# June/July releases



## radical_psyker (Jun 6, 2008)

*June/July releases list*

Well, this one probably _*does*_ deserve a new thread. :wink:

By way of Blue Table Painting - http://bluetablepainting.blogspot.com/2009/05/summer-release-schedule.html

*PLEASE NOTE: I have reformatted the list and moved things around to make it a bit more presentable and added the comments in brackets.

*June 6th*
*Uniforms & Heraldry of The Empire
Empire Greatswords
Empire Archers
Empire Steam Tank
Elector Count Marius Leitdorf 
Empire Captain with Sword and Shield 
Empire Captain with Hammer and Pistol* (Direct Only)
*Blood Bowl Star Player The Mighty Zug * (Collectors)
*Pack of Skulls* (Bitz)
*Khorne Chaos Icons * (Bitz)
*Tzeentch Chaos Icons* (Bitz)
*Nurgle Chaos Icons* (Bitz)
*Slaanesh Chaos Icons* (Bitz)
*
June 20th*
*Empire Battalion
Temple of Skulls
Dechala *(Collectors)
*Scyla * (Collectors)
*LOTR Haldir
LOTR Rúmil
LOTR Galadhrim Knights
LOTR Galadhrim Warriors
LOTR Galadhrim Banner Bearer
LOTR Guards of the Galadhrim Court*

*July 4th*
*Warhammer 40,000 Expansion: Planetstrike
Imperial Bastion
Aegis Defence Line
Skyshield Landing Pad
Blastscape Craters* (Splash Release)
*Mines, Bombs and Booby Traps* (Splash Release)
*Chaos Bastion* (Direct Only)
*The Spear of Sicarius *(Direct Only)
*The Chase* (Collectors [Night Goblin & Squigs])
*Snotlings* (Collectors)
*Orc Heads* (Bitz)
*Orc Shields* (Bitz)
*Orc Weapons* (Bitz)

*July 18th *
*Imperial Outpost* (Direct Only)
*Imperial Defence Network* (Direct Only)
*Imperial Strongpoint* (Splash Release)
*Shrine of the Aquila* (*May or may not be Direct Only)
*Forgefather Vulkan He'stan* (Direct Only)
*Kor'sarro Khan* (Direct Only)
*Space Marine Landspeeder Storm
Space Marine Ironclad Dreadnought
Citadel Fine Detail Brush
Citadel Detail Brush
Citadel Standard Brush
Citadel Basecoat Brush
Citadel Large Brush
Citadel Wash Brush
Citadel Stippling Brush
Citadel Small Drybrush
Citadel Medium Drybrush
Citadel Large Drybrush*


----------



## nightfish (Feb 16, 2009)

Dechala (Collectors)
Scyla (Collectors)

*woo*


----------



## Syph (Aug 3, 2008)

The brushes being relaunched then? The stippling brush and wash brush are new additions as far as I remember. Lots of stuff for Planetstrike too, which is good.


----------



## radical_psyker (Jun 6, 2008)

Syph said:


> The brushes being relaunched then? The stippling brush and wash brush are new additions as far as I remember.

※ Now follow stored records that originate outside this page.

# sabarim/STEm-Seg

Measured on AMD Instinct MI355X. Metric: clips/sec (T=8, 480p) embed+cluster, higher is better.
Workload: dtype f16x3: fp32 emulated from 2 fp16 terms per operand (22-bit operand significands; fp32 has 24), power-of-two operand scaling, 3 fp16 MFMA products per fp32 product, fp32 accumulate; |activation| >= 2.6e5 -> non-finite, flagged on the device, clip re-run in bf16x6

## Files before the change

### include/stemseg_hip.h

```cpp
#ifndef STEMSEG_HIP_H
#define STEMSEG_HIP_H

#include <stddef.h>
#include <stdint.h>

#ifdef __cplusplus
extern "C" {
#endif

#define STEMSEG_HIP_ABI_VERSION 11

#define STEMSEG_OK              0
#define STEMSEG_E_INVALID      -1
#define STEMSEG_E_HIP          -2
#define STEMSEG_E_WORKSPACE    -3
#define STEMSEG_E_UNSUPPORTED  -4

#define STEMSEG_MAX_HEAD_OUT   10
#define STEMSEG_MAX_WIDE_HEAD_OUT 64
#define STEMSEG_MAX_INSTANCES  64
#define STEMSEG_MAX_EMB_DIMS    8
#define STEMSEG_MAX_SEMSEG_CLASSES 128

int         stemseg_hip_version(void);
const char* stemseg_hip_last_error(void);
int         stemseg_hip_device_count(void);

int stemseg_hip_profile_enable(int32_t on);
int stemseg_hip_profile_read(double* out_host, int32_t n_tags);

typedef struct StemsegVolume {
    float*  ptr;
    int64_t c_stride, t_stride, y_stride;
    int32_t C, T, H, W;
    int64_t limit;
} StemsegVolume;

int stemseg_hip_padded_geometry(int32_t C, int32_t T, int32_t H, int32_t W, int64_t out[5]);


int stemseg_hip_pack_conv_weight(const float* w, float* packed, int32_t Cout, int32_t Cin, int32_t taps, void* stream);

#define STEMSEG_TILE_CFG_DEEP 8
typedef struct StemsegConvEpilogue {
    int32_t      relu;
    const float* residual;
    int64_t      res_c_stride, res_t_stride, res_y_stride;
    int32_t      decode_H, decode_W;
    int32_t      precision;
    int32_t      frames, plan_frames;
    int64_t      plan_scratch_floats;
} StemsegConvEpilogue;
#define STEMSEG_PRECISION_F32    0
#define STEMSEG_PRECISION_BF16X6 2
#define STEMSEG_PRECISION_F16X3  3
int64_t stemseg_hip_packed_weight_bytes_prec(int32_t Cout, int32_t Cin, int32_t taps, int32_t precision);
int stemseg_hip_pack_conv_weight_prec(const float* w, void* packed, int32_t Cout, int32_t Cin, int32_t taps, int32_t precision, void* stream);
int stemseg_hip_conv3d(const StemsegVolume* in, const float* packed_w, const float* bias, const StemsegVolume* out,
                       int32_t kt, int32_t kh, int32_t kw, int32_t tile_cfg, float* splitk_scratch,
                       int64_t splitk_scratch_floats, const StemsegConvEpilogue* epilogue, void* stream);
int stemseg_hip_conv3d_zero_t_halo(const StemsegVolume* in, const float* packed_w, const float* bias, const StemsegVolume* out,
                                   int32_t kt, int32_t kh, int32_t kw, int32_t tile_cfg, float* splitk_scratch,
                                   int64_t splitk_scratch_floats, const StemsegConvEpilogue* epilogue, int32_t groups, float eps,
                                   float* stats, double* gn_scratch, void* stream);
int stemseg_hip_conv3d_zero_t_halo_clips(const StemsegVolume* in, const float* packed_w, const float* bias, const StemsegVolume* out,
                                         int32_t kt, int32_t kh, int32_t kw, int32_t tile_cfg, float* splitk_scratch,
                                         int64_t splitk_scratch_floats, const StemsegConvEpilogue* epilogue, int32_t groups, float eps,
                                         float* stats, double* gn_scratch, int32_t plan_clips, void* stream);

int stemseg_hip_conv3d_zero_t_halo_batch(const StemsegVolume* in, const float* packed_w, const float* bias, const StemsegVolume* out,
                                         int32_t kt, int32_t kh, int32_t kw, int32_t tile_cfg, const StemsegConvEpilogue* epilogue,
                                         int32_t n_clips, int64_t in_clip_stride, int64_t out_clip_stride, void* stream);

typedef struct StemsegConvPlanRecord {
    int32_t kt, kh, kw;
    int32_t ck, mt;
    int32_t rows, tw, nt;
    int32_t flat, pmax;
    int32_t gl, blk;
    int32_t threads;
    int32_t precision;
    int32_t ksplit, chunks_per_split, nchunks;
    int32_t grid[3];
    int32_t row0, row1;
    int32_t vec4, vec_epi;
    int32_t reduce;
    int32_t gn;
    int32_t zero_t_halo;
    int32_t nb;
    int32_t deep;
} StemsegConvPlanRecord;
#define STEMSEG_PLAN_GN          1
#define STEMSEG_PLAN_ZERO_T_HALO 2
int stemseg_hip_conv3d_plan(const StemsegVolume* in, const float* bias, const StemsegVolume* out, int32_t kt, int32_t kh, int32_t kw,
                            int32_t tile_cfg, const float* splitk_scratch, int64_t splitk_scratch_floats,
                            const StemsegConvEpilogue* epilogue, int32_t form, int32_t gn_groups, StemsegConvPlanRecord* records,
                            int32_t capacity, int32_t* count);
int stemseg_hip_conv3d_plan_clips(const StemsegVolume* in, const float* bias, const StemsegVolume* out, int32_t kt, int32_t kh, int32_t kw,
                                  int32_t tile_cfg, const float* splitk_scratch, int64_t splitk_scratch_floats,
                                  const StemsegConvEpilogue* epilogue, int32_t form, int32_t gn_groups, int32_t plan_clips,
                                  StemsegConvPlanRecord* records, int32_t capacity, int32_t* count);

int64_t stemseg_hip_packed_grouped_weight_bytes(int32_t Cout, int32_t Cin_g, int32_t groups, int32_t precision);
int stemseg_hip_pack_grouped_conv_weight(const float* w, void* packed, int32_t Cout, int32_t Cin_g, int32_t groups, int32_t precision, void* stream);
int stemseg_hip_conv2d_grouped(const StemsegVolume* in, const void* packed_w, const float* bias, const StemsegVolume* out, int32_t groups,
                               int32_t stride, int32_t relu, int32_t precision, int32_t plan_frames, void* stream);

int64_t stemseg_hip_conv3d_gn_scratch_doubles(int32_t Cout, int32_t groups);
int stemseg_hip_conv3d_gn(const StemsegVolume* in, const float* packed_w, const float* bias, const StemsegVolume* out,
                          int32_t kt, int32_t kh, int32_t kw, int32_t tile_cfg, float* splitk_scratch,
                          int64_t splitk_scratch_floats, int32_t precision, int32_t groups, float eps,
                          float* stats, double* gn_scratch, void* stream);

int stemseg_hip_groupnorm_stats(const float* x, int32_t C, int64_t S, int32_t groups, float eps,
                                float* stats, double* scratch, void* stream);

int stemseg_hip_gn_relu_pool(const float* x, int32_t C, int32_t T, int32_t H, int32_t W, int32_t groups,
                             const float* stats, const float* gamma, const float* beta, int32_t pool,
                             const StemsegVolume* out, void* stream);

int stemseg_hip_upsample_trilinear(const float* in, int32_t C, int32_t T, int32_t H, int32_t W,
                                   int32_t st, int32_t sy, int32_t sx, const StemsegVolume* out, void* stream);

int stemseg_hip_copy_to_volume(const float* in, int32_t layout, const StemsegVolume* out, void* stream);

int stemseg_hip_heads(const float* x, int32_t Cin, int32_t T, int32_t H, int32_t W,
                      const float* w, const float* bias, int32_t n_out, const int32_t* act_host,
                      const int32_t* grid_axis_host, const float* grid_t, const float* grid_y, const float* grid_x,
                      float* out, void* stream);

int stemseg_hip_nonfinite_flags(const float* x, int64_t n, int32_t* flags, int32_t n_flags, void* stream);

typedef struct StemsegDecoderDesc {
    int32_t struct_bytes;
    int32_t in_channels;
    int32_t inter[4];
    int32_t T, H4, W4;
    int32_t gn_groups;
    float   gn_eps;
    int32_t pool[3];
    int32_t t_scale[3];
    int32_t n_out;
    int32_t act[STEMSEG_MAX_EMB_DIMS * 2];
    int32_t grid_axis[STEMSEG_MAX_EMB_DIMS * 2];
    int32_t input_layout;
    int32_t concurrency;
    int32_t detached;
    int32_t precision;
    int32_t n_clips;
    int64_t feat_clip_stride[4];
    int64_t out_clip_stride;
    int32_t plan_clips;
    int32_t reserved;
} StemsegDecoderDesc;

typedef struct StemsegDecoderWeights {
    const float* conv_w[7];
    const float* conv_b[7];
    const float* gn_w[7];
    const float* gn_b[7];
    const float* fuse_w[3];
    const float* head_w;
    const float* head_b;
    const float* grid_t;
    const float* grid_y;
    const float* grid_x;
} StemsegDecoderWeights;

size_t stemseg_hip_decoder_workspace_bytes(const StemsegDecoderDesc* desc);
int stemseg_hip_decoder_init_workspace(const StemsegDecoderDesc* desc, void* workspace, size_t ws_bytes, void* stream);
int stemseg_hip_decoder_check_workspace(const StemsegDecoderDesc* desc, const void* workspace, size_t ws_bytes, int32_t* n_bad_host,
                                        int64_t* first_bad_host, void* stream);
int stemseg_hip_decoder_forward(const StemsegDecoderDesc* desc, const StemsegDecoderWeights* weights,
                                const float* const feats[4], float* out,
                                void* workspace, size_t ws_bytes, void* stream);

int stemseg_hip_decoder_join(int32_t concurrency, void* stream);

#define STEMSEG_MAX_ENCODER_BLOCKS 40

typedef struct StemsegEncoderDesc {
    int32_t struct_bytes;
    int32_t blocks[4];
    int32_t T, H, W;
    int32_t out_channels;
    int32_t precision;
    int32_t n_clips;
    int32_t clip_frames;
    int32_t clip_stride;
    int32_t plan_frames;
    int32_t fuse_tail;
    int32_t conv2_groups;
    int32_t width_per_group;
    int32_t stride_in_3x3;
} StemsegEncoderDesc;

typedef struct StemsegEncoderWeights {
    const float* stem_w;
    const float* stem_b;
    const float* stem_w_s2d;
    const float* conv1_w[STEMSEG_MAX_ENCODER_BLOCKS];   const float* conv1_b[STEMSEG_MAX_ENCODER_BLOCKS];
    const float* conv2_w[STEMSEG_MAX_ENCODER_BLOCKS];   const float* conv2_b[STEMSEG_MAX_ENCODER_BLOCKS];
    const float* conv3_w[STEMSEG_MAX_ENCODER_BLOCKS];   const float* conv3_b[STEMSEG_MAX_ENCODER_BLOCKS];
    const float* down_w[STEMSEG_MAX_ENCODER_BLOCKS];    const float* down_b[STEMSEG_MAX_ENCODER_BLOCKS];
    const float* fpn_inner_w[4]; const float* fpn_inner_b[4];
    const float* fpn_layer_w[4]; const float* fpn_layer_b[4];
} StemsegEncoderWeights;

size_t stemseg_hip_encoder_workspace_bytes(const StemsegEncoderDesc* desc);
int stemseg_hip_encoder_plan_offsets(const StemsegEncoderDesc* desc, int64_t* out25);
int stemseg_hip_encoder_stage_end_mask(const StemsegEncoderDesc* desc, int32_t* mask_out);
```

Yes I would say so... though I must admit to not following the in's and out's of GW's 'Paints and Tools' products range. :wink:

What's really irritating, and happens every time there is an impending price rise, is not being able to get prices. :angry:


----------



## The Sullen One (Nov 9, 2008)

Their releasing the model for Vulkan He'Stan? That's great, I thought you could only get him at games day.


----------



## radical_psyker (Jun 6, 2008)

The Sullen One said:


> Their releasing the model for Vulkan He'Stan? That's great, I thought you could only get him at games day.


You couldn't *even* get him at Games Day. No, the part in White Dwarf referencing the model's exclusivity to Games Day was that that's where we'd first be able to see him... eventhough the photo got leaked on the net almost two weeks before the event. :laugh:


----------



## Vaz (Mar 19, 2008)

Scyla Angrimmen returns woot =)

And I was right about the defence lines. They looked a bit sculpted rather than scrath built. Bit disappointed about the Space Marine Statue not being a release. Would've made a grand centerpiece. Now looks like I'll have to find a Vogue Marine for a statue in Inquisitor Scale.


----------



## Syph (Aug 3, 2008)

radical_psyker said:


> Yes I would say so... though I must admit to not following the in's and out's of GW's 'Paints and Tools' products range. :wink:


Good job it was a rhetorical question then! 



radical_psyker said:


> What's really irritating, and happens every time there is an impending price rise, is not being able to get prices. :angry:


I'm sure we can expect at least another 50p on the brushes if we're seeing a relaunch. 'Oh, they're better brushes now - total redesign'. Would tally with the price rises too, I'm sure. And I agree, very irritating.


----------



## radical_psyker (Jun 6, 2008)

Vaz said:


> And I was right about the defence lines. They looked a bit sculpted rather than scrath built.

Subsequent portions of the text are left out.